:: ASSIGNED TASK ::
Taking each line of the material below in turn, count those containing the string "float". Provide the number alone.

BEGIN

# zhenpeiyang/RelativePose

Hardware: AMD Instinct MI355X
Metric: scan-pairs/sec end-to-end (completion+feat+spectral-match), 160x640 RGB-D (higher is better)
Workload: dtype f32 (fp32 products emulated on the bf16 matrix pipe: every operand cut into 3 bf16 pieces = its full 24 significand bits, the 6 partial products >= 2^-16 |ab| issued as v_mfma_f32_32x32x16_bf16, the 3 smallest dropped: a product error <= 2^-23 |ab| worst case, rms 2^-27.4 -- an fp32 multiply's own r

## Files before the change

include/relpose.h:

```cpp
#ifndef RELPOSE_H
#define RELPOSE_H

#include <stddef.h>
#include <stdint.h>

#ifdef __cplusplus
extern "C" {
#endif

#define RELPOSE_EINVAL (-1)
#define RELPOSE_ENOMEM (-2)
#define RELPOSE_EROUNDS (-3)

enum {
    RELPOSE_OK = 0,
    RELPOSE_FEW_KEYPOINTS = 1,
    RELPOSE_DIST_FILTER = 2,
    RELPOSE_ANGLE_FILTER = 3,
    RELPOSE_ZERO_WEIGHT = 4,
    RELPOSE_EDGE_OVERFLOW = 5,
    RELPOSE_NOT_CONVERGED = 6
};

enum { RELPOSE_SUNCG = 0, RELPOSE_MATTERPORT = 1, RELPOSE_SCANNET = 2 };
// ... 3 lines not shown

typedef struct RelposeParams {
    double distThre;
    double distSepThre;
    double angleThre;
    double sigmaAngle1, sigmaAngle2, sigmaDist, sigmaFeat;
    double mu;
    int32_t topK;
    int32_t method;
} RelposeParams;

void relpose_default_params(RelposeParams* p_host);

enum { RELPOSE_TUNE_AFFINITY_KERNEL = 0, RELPOSE_TUNE_FIT_MAX_PRODUCTS = 1, RELPOSE_TUNE_FIT_CLUSTER = 2,
       RELPOSE_TUNE_FIT_GLOBAL_VECTORS = 3, RELPOSE_TUNE_FIT_FIXED_CHECKS = 4, RELPOSE_TUNE_HEADS_KERNEL = 5, RELPOSE_TUNE_DECONV_STRIP = 6,
       RELPOSE_TUNE_ZERO_TILES = 7, RELPOSE_TUNE_CONV1_ZERO = 8, RELPOSE_TUNE_CONV4_ROWS = 9, RELPOSE_TUNE_COUNT = 10 };
int relpose_set_tuning(int32_t key, int32_t value);
const char* relpose_version(void);
typedef struct RelposeKeypoints {
    int32_t B, ns_max, nt_max;
    const int32_t* ns;
    const int32_t* nt;
    const double* pc_s;
    const double* normal_s;
    const float* feat_s;
    const double* weight_s;
    const double* pc_t;
    const double* normal_t;
    const float* feat_t;
    const double* weight_t;
} RelposeKeypoints;
// ... 716 lines not shown
} RelposeForwardArgs;
int relpose_scnet_forward_ex(RelposeSCNet* net, const RelposeForwardArgs* args);

int relpose_scnet_last_tail(RelposeSCNet* net);

int relpose_scnet_plan_macs(RelposeSCNet* net, int32_t n_images, int32_t flags, int32_t self_cached, double* macs_host);

int relpose_scnet_layer_kernel(RelposeSCNet* net, const char* layer, int32_t n_images);

int relpose_scnet_zero_tiles(RelposeSCNet* net, void* workspace, void* stream, int64_t* counts_host);

int relpose_scnet_conv1_zero(RelposeSCNet* net, void* workspace, void* stream, int64_t* counts_host, uint32_t* occ_host);

int relpose_scnet_conv4_rows(RelposeSCNet* net, void* workspace, void* stream, int64_t* counts_host);

int64_t relpose_scnet_read_tap(RelposeSCNet* net, const char* layer, float* out, void* workspace, void* stream);

int relpose_scnet_profile(RelposeSCNet* net, const float* x, float* out, int32_t n_images, int32_t H, int32_t W,
                          void* workspace, size_t workspace_bytes, int32_t iters,
                          double* ms_gemm_host, double* ms_other_host, int64_t* n_gemm_launches_host, void* stream);
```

END

:: SOLUTION TO THE EXERCISE ::
4